A new report from The Mistoria Group, specialists in high-yielding property investment, backs up this data, with findings showing student property in the North West (particularly HMOs) are significantly outperforming standard buy-to-let, on both yields and return on investment.

The research shows that the average gross cash return before any charges and voids on HMOs, with student or young professional tenants over the last five years, have increased to 11-13%, compared with an average gross cash return of 6-8% on a standard BTL in the North West.

Over the last five years, HMO investors have received a considerably higher return than standard BTL investors – an average of 10-15% in comparison to 5-8% when applying a gross return to both.

James Forrester, managing director for StripeHomes, said: “From the research we can see that the student market is still incredibly buoyant and a great investment opportunity for people. With policy changes to increase student numbers of the back of covid-19 we can see that the market is only going to go in one direction and now is an ideal time to invest.”

According to Mish Liyanage, managing director of The Mistoria Group, HMOs are an important part of the UK housing market as they offer students affordable accommodation.

“We are seeing growing demand for HMO student property in the North West because it offers excellent yields, high occupancy rates and good capital growth,” he says.

“HMOs in Manchester, Salford, Bolton and Liverpool have become very popular with investors, as both cities have a high population of students and young professionals. In both Liverpool and Bolton, Article 4 is not in operation, so investors can convert a family home, or a home used by a single person (C3 -dwelling house/flat) to a small shared house of up to six unrelated individuals (C4 –HMO), without any planning permission.”
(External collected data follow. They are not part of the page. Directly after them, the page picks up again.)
# mikhaildubov/AST-text-analysis

Measured on AMD Instinct MI355X. Metric: corpus chars/sec (SA+annotation build + keyphrase score table), higher is better.
Workload: dtype u32 (symbols/indices) + f64 (scores); 1 GPU; 1 synthetic 64 MiB random-ASCII word-stream doc(s) per GPU (text mode), 1000 keyphrases, normalized scores, easa-HIP; symbols_per_gpu=61142967, strings_per_gpu=2982949, parallelism=doc-shard x1, all_gather_bytes_per_rank=0

## Files before the change

### ast-text-analysis_amd/csrc/build.h

```cpp
#pragma once
#include "dc3.h"
#include "score.h"
#include "tables.h"
#include "upload.h"
#include <chrono>

static bool kgram_reserve(east_hip_index *h, u64 bins, u32 n_docs);

static void annotate(east_hip_index *h, Ctx &ctx)
{
    const Pyramid &pyr = h->pyr;
    const u32 n = pyr.len[0];
    Arena &ar = *ctx.arena;
    const size_t mark = ar.mark();
    const u32 n_tiles = ceil_div_u32(n, ANN_TILE);
    u32 *wide_list = ar.alloc<u32>((size_t)n_tiles * ANN_TILE);
    u32 *wide_count = ar.alloc<u32>(n_tiles);
    const bool has_lvl1 = pyr.levels > 1;
    LAUNCH(ctx, ann_stream_kernel, n_tiles, pyr.ptr[0], (const u32 *)h->doc_off, (const u32 *)h->n_strings,
           h->build_docs, n, h->ann, has_lvl1 ? (u32 *)pyr.ptr[1] : (u32 *)nullptr, has_lvl1 ? pyr.len[1] : 0u,
           has_lvl1 ? pyr_padded(pyr.len[1]) : 0u, wide_list, wide_count, h->lcp);
    int l = 2;
    for (; l < pyr.levels && pyr.len[l] > PYR_TOP; l++)
        LAUNCH(ctx, pyramid_level_kernel, ceil_div_u32(pyr_padded(pyr.len[l]), BLOCK), pyr.ptr[l - 1], pyr.len[l],
               pyr_padded(pyr.len[l]), (u32 *)pyr.ptr[l]);
    if (l < pyr.levels) LAUNCH(ctx, pyramid_top_kernel, 1, pyr, l);
    LAUNCH(ctx, ann_wide_kernel, ceil_div_u32(n_tiles, BLOCK / ANN_WIDE_SLOTS), pyr, n, n_tiles, (const u32 *)wide_list,
           (const u32 *)wide_count, h->ann);
    ar.release(mark);
}

__global__ __launch_bounds__(BLOCK) void byte_hist_kernel(const uint8_t *__restrict__ s8, u32 n, u32 *__restrict__ counts)
{
    __shared__ u32 bins[4][256];
    for (int c = 0; c < 4; c++) bins[c][threadIdx.x] = 0;
    __syncthreads();
    u32 *mine = bins[threadIdx.x & 3u];
    for (u64 i = ((u64)blockIdx.x * BLOCK + threadIdx.x) * 16u; i < n; i += (u64)gridDim.x * BLOCK * 16u) {
        const uint4 x = *reinterpret_cast<const uint4 *>(s8 + i);
        const u32 wds[4] = {x.x, x.y, x.z, x.w};
#pragma unroll
        for (int q = 0; q < 16; q++)
            if (i + q < n) atomicAdd(&mine[(wds[q >> 2] >> ((q & 3) * 8)) & 0xFFu], 1u);
    }
    __syncthreads();
    const u32 t = bins[0][threadIdx.x] + bins[1][threadIdx.x] + bins[2][threadIdx.x] + bins[3][threadIdx.x];
    if (t) atomicAdd(&counts[threadIdx.x], t);
}

static void prepare_ht_code(east_hip_index *h, Ctx &ctx, u32 n, u32 sigma_t, u32 m_total)
{
    ctx.ht_max_len = 0;
    if (ctx.dry || !h->use_s8 || !ctx.knobs.window_sort || ctx.knobs.ht_mode == 0) return;
    if (ctx.spec) {
        if (!h->ht_valid || h->ht_sigma != sigma_t) {
            if (ctx.knobs.ht_mode == 1 && sigma_t + 1 >= 8 && n >= 64) throw SpecAbort();
            return;
        }
    } else {
        h->ht_valid = false;
        if (sigma_t + 1 < 8 || (ctx.knobs.ht_mode != 1 && (bit_width_u32(sigma_t + 1) < 6 || n < 65536)) || n < 64) return;
// ... 528 lines not shown
```

### ast-text-analysis_amd/csrc/debug_api.h

```cpp
#pragma once

struct DebugScope {
    hipStream_t stream = nullptr;
    Arena arena;
    Stats stats;
    Ctx ctx;
    DebugScope(int device, size_t bytes)
    {
        int c = 0;
        if (hipGetDeviceCount(&c) != hipSuccess || c <= 0)
            east_throw(EAST_HIP_ERR_NO_DEVICE, "no HIP device available (this library has no CPU fallback)");
        if (device < 0 || device >= c) east_throw(EAST_HIP_ERR_NO_DEVICE, "device ordinal out of range");
        use_device_ordinal(device);
        HIP_CHECK(hipStreamCreateWithFlags(&stream, hipStreamNonBlocking));
        void *p = nullptr;
        HIP_CHECK(hipMalloc(&p, bytes));
        arena.base = (char *)p;
        arena.cap = bytes;
        ctx.stream = stream;
        ctx.arena = &arena;
        ctx.stats = &stats;
    }
    ~DebugScope()
    {
// ... 35 lines not shown
    Arena &ar = sc.arena;
    u32 *d_sym = ar.alloc<u32>(n), *d_map = ar.alloc<u32>(TEXT_SYMBOLS);
    HIP_CHECK(hipMemcpyAsync(d_sym, symbols, (size_t)n * 4, hipMemcpyHostToDevice, sc.stream));
    HIP_CHECK(hipMemcpyAsync(d_map, code_map, TEXT_SYMBOLS * 4, hipMemcpyHostToDevice, sc.stream));
    for (int v = 0; v < 2; v++) {
        uint8_t *s8 = ar.alloc<uint8_t>((size_t)n + 64);
        u32 *present = ar.alloc<u32>(PRESENT_WORDS + 1), *hist = ar.alloc<u32>(hist_words), *group_sum = ar.alloc<u32>(sum_words);
        u32 *total = ar.alloc<u32>(total_words);
        HIP_CHECK(hipMemsetAsync(s8, v ? 0xA5 : 0x5A, (size_t)n + 64, sc.stream));
        HIP_CHECK(hipMemsetAsync(present, 0, (PRESENT_WORDS + 1) * 4, sc.stream));
        HIP_CHECK(hipMemsetAsync(hist, 0xEE, hist_words * 4, sc.stream));
        HIP_CHECK(hipMemsetAsync(group_sum, 0xEE, sum_words * 4, sc.stream));
        HIP_CHECK(hipMemsetAsync(total, 0, total_words * 4, sc.stream));
        const TextWindowGen<K> gen{s8, n, w, b, spare, term_first, DocKey()};
        if (v == 0) {
            LAUNCH_NAMED(sc.ctx, "presence_remap_hist_kernel", (presence_remap_hist_kernel<K, TextWindowGen<K>>), n_groups,
                         (const u32 *)d_sym, n, (const u32 *)d_map, present, s8, gen, shift, mask, n_tiles, hist, group_sum, total);
        } else {
            LAUNCH(sc.ctx, presence_kernel, std::min<u32>(ceil_div_u32(n, BLOCK), 2048), (const u32 *)d_sym, n, 1, present);
            LAUNCH(sc.ctx, remap_bytes_kernel, ceil_div_u32((u64)n + 16, BLOCK * 16), (const u32 *)d_sym, (const u32 *)d_map, n, 1, s8);
            hipLaunchKernelGGL((radix_hist_kernel<K, TextWindowGen<K>, false>), dim3(n_groups), dim3(RS_HIST_THREADS), 0, sc.stream, gen, n,
                               shift, mask, n_tiles, hist, group_sum, total, RsSeg());
            HIP_CHECK(hipGetLastError());
        }
        HIP_CHECK(hipMemcpyAsync(s8_out + (size_t)v * ((size_t)n + 16), s8, (size_t)n + 16, hipMemcpyDeviceToHost, sc.stream));
        HIP_CHECK(hipMemcpyAsync(present_out + (size_t)v * PRESENT_WORDS, present, PRESENT_WORDS * 4, hipMemcpyDeviceToHost, sc.stream));
        HIP_CHECK(hipMemcpyAsync(hist_out + v * hist_words, hist, hist_words * 4, hipMemcpyDeviceToHost, sc.stream));
        HIP_CHECK(hipMemcpyAsync(group_sum_out + v * sum_words, group_sum, sum_words * 4, hipMemcpyDeviceToHost, sc.stream));
        HIP_CHECK(hipMemcpyAsync(digit_total_out + v * total_words, total, total_words * 4, hipMemcpyDeviceToHost, sc.stream));
    }
    HIP_CHECK(hipStreamSynchronize(sc.stream));
}

extern "C" {

int east_hip_debug_set_rank_bucket_bytes(int64_t bytes)
{
    if (bytes < 0) return EAST_HIP_ERR_INVALID;
    knobs_update([&](Knobs &k) { k.rank_bucket_bytes = (size_t)bytes; k.plan_epoch++; });
    return EAST_HIP_OK;
}

int east_hip_debug_set_window_sort(int enabled)
{
    knobs_update([&](Knobs &k) {
    k.window_sort = enabled != 0;
    k.force_lean = enabled == 2;
    k.force_wide_keys = enabled == 3 || enabled == 5;
    k.fused_finish = enabled != 4 && enabled != 5 && enabled != 9 && getenv("EAST_HIP_NO_FUSED_FINISH") == nullptr;
    k.force_fused = enabled == 6 || getenv("EAST_HIP_FORCE_FUSED") != nullptr;
    k.ht_mode = enabled == 7 || enabled == 9 ? 1 : enabled == 8 ? 0 : env_int("EAST_HIP_HT", -1);
    k.plan_epoch++;
    });
    return EAST_HIP_OK;
}

int east_hip_debug_set_segmented_sort(int mode)
{
    knobs_update([&](Knobs &k) { k.seg_mode = mode < 0 ? env_int("EAST_HIP_SEG", -1) : (mode != 0); k.plan_epoch++; });
    return EAST_HIP_OK;
}

int east_hip_debug_alphabetic_code(const uint64_t *weights, int32_t n, uint32_t *code, int32_t *len)
{
    if (!weights || !code || !len || n < 1) return EAST_HIP_ERR_INVALID;
    std::vector<u64> w(weights, weights + n);
// ... 65 lines not shown

int east_hip_debug_set_text_stream(int64_t chunk_bytes)
{
    knobs_update([&](Knobs &k) { k.tp_stream = chunk_bytes; });
    return EAST_HIP_OK;
}

int east_hip_debug_set_score_path(int mode)
{
    knobs_update([&](Knobs &k) {
        k.kg_pairs = mode == 1 || mode == 2 || mode == 4 || mode == 5;
        k.kg_pairs_forced = mode == 4;
        k.score_fused = mode == 1 || mode == 3 || mode == 4 || mode == 5;
        k.score_endgame = mode == 5 ? 0 : 1;
    });
    return EAST_HIP_OK;
}

int east_hip_debug_set_speculation(int enabled)
{
    knobs_update([&](Knobs &k) { k.speculate = enabled != 0; k.first_hist = enabled != 2 && getenv("EAST_HIP_NO_FIRST_HIST") == nullptr; });
    return EAST_HIP_OK;
}

int east_hip_debug_first_pass_hist(int device, const uint32_t *symbols, int64_t n, const uint32_t *code_map, int key_bytes,
                                   int w, int b, int spare, uint32_t term_first, int shift, uint32_t mask, uint8_t *s8,
                                   uint32_t *present, uint32_t *hist, uint32_t *group_sum, uint32_t *digit_total)
{
    return guarded([&] {
        if (key_bytes == 8) debug_first_pass_hist<u64>(device, symbols, n, code_map, w, b, spare, term_first, shift, mask, s8, present, hist, group_sum, digit_total);
        else if (key_bytes == 4) debug_first_pass_hist<u32>(device, symbols, n, code_map, w, b, spare, term_first, shift, mask, s8, present, hist, group_sum, digit_total);
        else east_throw(EAST_HIP_ERR_INVALID, "key_bytes must be 4 or 8");
    });
}

int east_hip_debug_radix_sort_u64(int device, uint64_t *keys, uint32_t *vals, int64_t n, int bits)
{
    return guarded([&] { debug_sort<u64>(device, keys, vals, n, bits); });
}

int east_hip_debug_radix_sort_u32(int device, uint32_t *keys, uint32_t *vals, int64_t n, int bits)
{
    return guarded([&] { debug_sort<u32>(device, keys, vals, n, bits); });
}

int east_hip_debug_exclusive_scan(int device, const uint32_t *in, uint32_t *out, int64_t n)
{
    return guarded([&] {
        if (n < 0 || n >= (i64)0x7FFFFFF0 || !in || !out) east_throw(EAST_HIP_ERR_INVALID, "bad scan arguments");
        if (n == 0) return;
        DebugScope sc(device, (size_t)n * 8 + (size_t)ceil_div_u32(n, SCAN_TILE) * 16 + (8u << 20));
        u32 *d_in = sc.arena.alloc<u32>(n), *d_out = sc.arena.alloc<u32>(n);
        HIP_CHECK(hipMemcpyAsync(d_in, in, (size_t)n * 4, hipMemcpyHostToDevice, sc.stream));
        device_scan<ArrIn, false>(sc.ctx, ArrIn{d_in}, (u32)n, d_out);
        HIP_CHECK(hipMemcpyAsync(out, d_out, (size_t)n * 4, hipMemcpyDeviceToHost, sc.stream));
        HIP_CHECK(hipStreamSynchronize(sc.stream));
    });
}

int east_hip_debug_suffix_array(int device, const uint32_t *symbols, int64_t n, uint32_t sigma, int32_t *sa_out,
                                int32_t *levels_out)
{
    return guarded([&] {
        if (n < 1 || n >= (i64)0x7FFFFFF0 || !symbols || !sa_out || sigma < 1)
            east_throw(EAST_HIP_ERR_INVALID, "bad suffix array arguments");
        for (i64 i = 0; i < n; i++)
// ... 24 lines not shown
```

### ast-text-analysis_amd/csrc/tables.h

```cpp
#pragma once
#include "common.h"

#define PYR_SHIFT 4
#define PYR_FAN 16u
#define PYR_MAX_LEVELS 9
#define NONE_U32 0xFFFFFFFFu

struct Pyramid {
    const u32 *ptr[PYR_MAX_LEVELS];
    u32 len[PYR_MAX_LEVELS];
    int levels;
};

static inline u32 pyr_padded(u32 len) { return (len + PYR_FAN - 1u) & ~(PYR_FAN - 1u); }
__device__ __forceinline__ u32 pyr_padded_dev(u32 len) { return (len + PYR_FAN - 1u) & ~(PYR_FAN - 1u); }

__device__ __forceinline__ u32 doc_of(const u32 *__restrict__ doc_off, u32 n_docs, u32 x)
{
    u32 lo = 0, hi = n_docs;
    while (hi - lo > 1) {
        const u32 mid = (lo + hi) >> 1;
        if (doc_off[mid] <= x) lo = mid; else hi = mid;
    }
    return lo;
// ... 429 lines not shown
            rlvl--;
        }
    }
    pse = lq;
    nsv = rq;
}

__device__ __forceinline__ u32 pyr_leftmost_argmin(const Pyramid &P, u32 a, u32 b)
{
    const u32 lo = a + 1;
    u32 best = NONE_U32;
    {
        u32 l = lo, h = b;
        int lvl = 0;
        while (l < h) {
            const u32 *M = P.ptr[lvl];
            while (l < h && (l & (PYR_FAN - 1u))) { const u32 x = M[l]; best = x < best ? x : best; l++; }
            while (l < h && (h & (PYR_FAN - 1u))) { h--; const u32 x = M[h]; best = x < best ? x : best; }
            if (l >= h) break;
            if (lvl + 1 >= P.levels) {
                for (u32 q = l; q < h; q++) { const u32 x = M[q]; best = x < best ? x : best; }
                break;
            }
            l >>= PYR_SHIFT; h >>= PYR_SHIFT; lvl++;
        }
    }
    if (P.ptr[0][lo] == best) return lo;
    return pyr_find_right<false>(P, lo, best);
}

#ifndef ANN_NEAR
#define ANN_NEAR 8
#endif
#define ANN_IPT 4
#define ANN_TILE (BLOCK * ANN_IPT)
#ifndef ANN_HALO
#define ANN_HALO 64
#endif
#ifndef ANN_LOCAL
#define ANN_LOCAL 64
#endif

__global__ __launch_bounds__(BLOCK) void ann_stream_kernel(const u32 *__restrict__ lcp, const u32 *__restrict__ doc_off,
                                                           const u32 *__restrict__ n_strings, u32 n_docs, u32 n,
                                                           u32 *__restrict__ ann, u32 *__restrict__ lvl1, u32 len1,
                                                           u32 len1_padded, u32 *__restrict__ wide_list,
                                                           u32 *__restrict__ wide_count,
                                                           u32 *__restrict__ lcp_pad)
{
    __shared__ __attribute__((aligned(16))) u32 tile[ANN_TILE + 2 * ANN_HALO];
    __shared__ u32 work[ANN_TILE];
    __shared__ u32 work_count, far_count;
    if (threadIdx.x == 0) { work_count = 0; far_count = 0; }
    if (lcp_pad && blockIdx.x == gridDim.x - 1 && threadIdx.x < PYR_FAN && n + threadIdx.x < ((n + PYR_FAN - 1u) & ~(PYR_FAN - 1u)))
        lcp_pad[n + threadIdx.x] = NONE_U32;
    const u32 tile_base = blockIdx.x * ANN_TILE;
    const u32 k0 = tile_base + threadIdx.x * ANN_IPT;
    {
        uint4 x = {0u, 0u, 0u, 0u};
        if (k0 < ((n + PYR_FAN - 1u) & ~(PYR_FAN - 1u))) x = *reinterpret_cast<const uint4 *>(lcp + k0);
        if (k0 + 0 >= n) x.x = 0u;
        if (k0 + 1 >= n) x.y = 0u;
        if (k0 + 2 >= n) x.z = 0u;
        if (k0 + 3 >= n) x.w = 0u;
        const bool has_halo = threadIdx.x < 2 * ANN_HALO / 4;
        const bool left = threadIdx.x < ANN_HALO / 4;
        const u32 q = left ? threadIdx.x : threadIdx.x - ANN_HALO / 4;
        const i64 g = left ? (i64)tile_base - ANN_HALO + 4 * q : (i64)tile_base + ANN_TILE + 4 * q;
        uint4 h = {0u, 0u, 0u, 0u};
        if (has_halo && g >= 0 && g < (i64)((n + PYR_FAN - 1u) & ~(PYR_FAN - 1u))) h = *reinterpret_cast<const uint4 *>(lcp + g);
        *reinterpret_cast<uint4 *>(&tile[ANN_HALO + threadIdx.x * ANN_IPT]) = x;
        if (has_halo) {
            if (g + 0 >= (i64)n) h.x = 0u;
            if (g + 1 >= (i64)n) h.y = 0u;
            if (g + 2 >= (i64)n) h.z = 0u;
            if (g + 3 >= (i64)n) h.w = 0u;
            *reinterpret_cast<uint4 *>(&tile[left ? 4 * q : ANN_HALO + ANN_TILE + 4 * q]) = h;
        }
    }
    __syncthreads();
    if (threadIdx.x < ANN_TILE / PYR_FAN) {
        const u32 e = tile_base / PYR_FAN + threadIdx.x;
        if (e < len1_padded) {
            u32 m = NONE_U32;
            if (e < len1) {
                const uint4 *g = reinterpret_cast<const uint4 *>(&tile[ANN_HALO + threadIdx.x * PYR_FAN]);
#pragma unroll
                for (int q = 0; q < 4; q++) {
                    const uint4 y = g[q];
                    const u32 r = e * PYR_FAN + 4u * q;
                    if (r + 0 < n) m = min(m, y.x);
                    if (r + 1 < n) m = min(m, y.y);
                    if (r + 2 < n) m = min(m, y.z);
                    if (r + 3 < n) m = min(m, y.w);
                }
            }
            lvl1[e] = m;
        }
    }
    if (k0 < n) {
        u32 c[ANN_IPT + 2 * ANN_NEAR];
#pragma unroll
        for (int q = 0; q < (ANN_IPT + 2 * ANN_NEAR) / 4; q++) {
            const uint4 x = *reinterpret_cast<const uint4 *>(&tile[ANN_HALO + threadIdx.x * ANN_IPT - ANN_NEAR + 4 * q]);
            c[4 * q] = x.x; c[4 * q + 1] = x.y; c[4 * q + 2] = x.z; c[4 * q + 3] = x.w;
        }
        u32 out[ANN_IPT];
        bool direct[ANN_IPT];
#pragma unroll
        for (int e = 0; e < ANN_IPT; e++) {
            const u32 k = k0 + e;
            const int i = ANN_NEAR + e;
            const u32 v = c[i];
            out[e] = 0;
            direct[e] = true;
            if (k >= n) continue;
            if (v == 0) {
                const u32 d = n_docs > 1 ? doc_of(doc_off, n_docs, k) : 0u;
                out[e] = doc_off[d] == k ? (doc_off[d + 1] - k) - n_strings[d] : 0u;
                continue;
            }
            u32 back = 0, x = 0;
#pragma unroll
            for (int t = ANN_NEAR; t >= 1; t--)
                if (c[i - t] <= v) { back = (u32)t; x = c[i - t]; }
            if (back == 0) { direct[e] = false; continue; }
            if (x < v) {
                u32 fwd = 0;
#pragma unroll
                for (int t = ANN_NEAR; t >= 1; t--)
                    if (c[i + t] < v) fwd = (u32)t;
                if (fwd == 0) direct[e] = false;
                else out[e] = fwd + back;
            }
        }
        if (direct[0] && direct[1] && direct[2] && direct[3] && k0 + ANN_IPT <= n) {
            *reinterpret_cast<uint4 *>(ann + k0) = uint4{out[0], out[1], out[2], out[3]};
        } else {
#pragma unroll
            for (int e = 0; e < ANN_IPT; e++) {
                if (k0 + e >= n) break;
                if (direct[e]) ann[k0 + e] = out[e];
                else work[atomicAdd(&work_count, 1u)] = threadIdx.x * ANN_IPT + e;
            }
        }
    }
    __syncthreads();
    const u32 count = work_count;
    const u32 sub = threadIdx.x & 7u;
    for (u32 wi = threadIdx.x >> 3; wi < count; wi += BLOCK / 8) {
        const u32 local = work[wi], at = ANN_HALO + local;
        const u32 v = tile[at];
        constexpr u32 NONE_D = ANN_LOCAL + 1;
        u32 d = NONE_D;
#pragma unroll
        for (u32 t = 0; t < (ANN_LOCAL + 7) / 8; t++) {
            const u32 dist = 1u + sub + 8u * t;
            if (dist <= ANN_LOCAL && d == NONE_D && tile[at - dist] <= v) d = dist;
        }
        d = min(d, (u32)__shfl_xor((int)d, 1, 8));
        d = min(d, (u32)__shfl_xor((int)d, 2, 8));
        d = min(d, (u32)__shfl_xor((int)d, 4, 8));
        bool far = d == NONE_D;
        u32 a = 0;
        if (!far && tile[at - d] < v) {
            u32 e = NONE_D;
#pragma unroll
            for (u32 t = 0; t < (ANN_LOCAL + 7) / 8; t++) {
                const u32 dist = 1u + sub + 8u * t;
                if (dist <= ANN_LOCAL && e == NONE_D && tile[at + dist] < v) e = dist;
            }
            e = min(e, (u32)__shfl_xor((int)e, 1, 8));
            e = min(e, (u32)__shfl_xor((int)e, 2, 8));
            e = min(e, (u32)__shfl_xor((int)e, 4, 8));
            if (e == NONE_D) far = true;
            else a = d + e;
        }
        if (sub == 0) {
            if (far) wide_list[tile_base + atomicAdd(&far_count, 1u)] = tile_base + local;
            else ann[tile_base + local] = a;
        }
    }
    __syncthreads();
    if (threadIdx.x == 0) wide_count[blockIdx.x] = far_count;
}
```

“However, every investor needs to be cautious and ensure they buy in the right street, as yields can vary dramatically by postcode. HMOs within walking distance of a University, or just a short bus or train journey away, will usually command the highest rents.”

Liyanage says if investors buy HMOs in the right location, right market and from the right agent in these areas, they will achieve much higher yields than a standard buy-to-let in the Midlands or South East.

“Hence, HMOs provide a secure and an excellent performing passive investment to supplement your monthly income,” he concludes.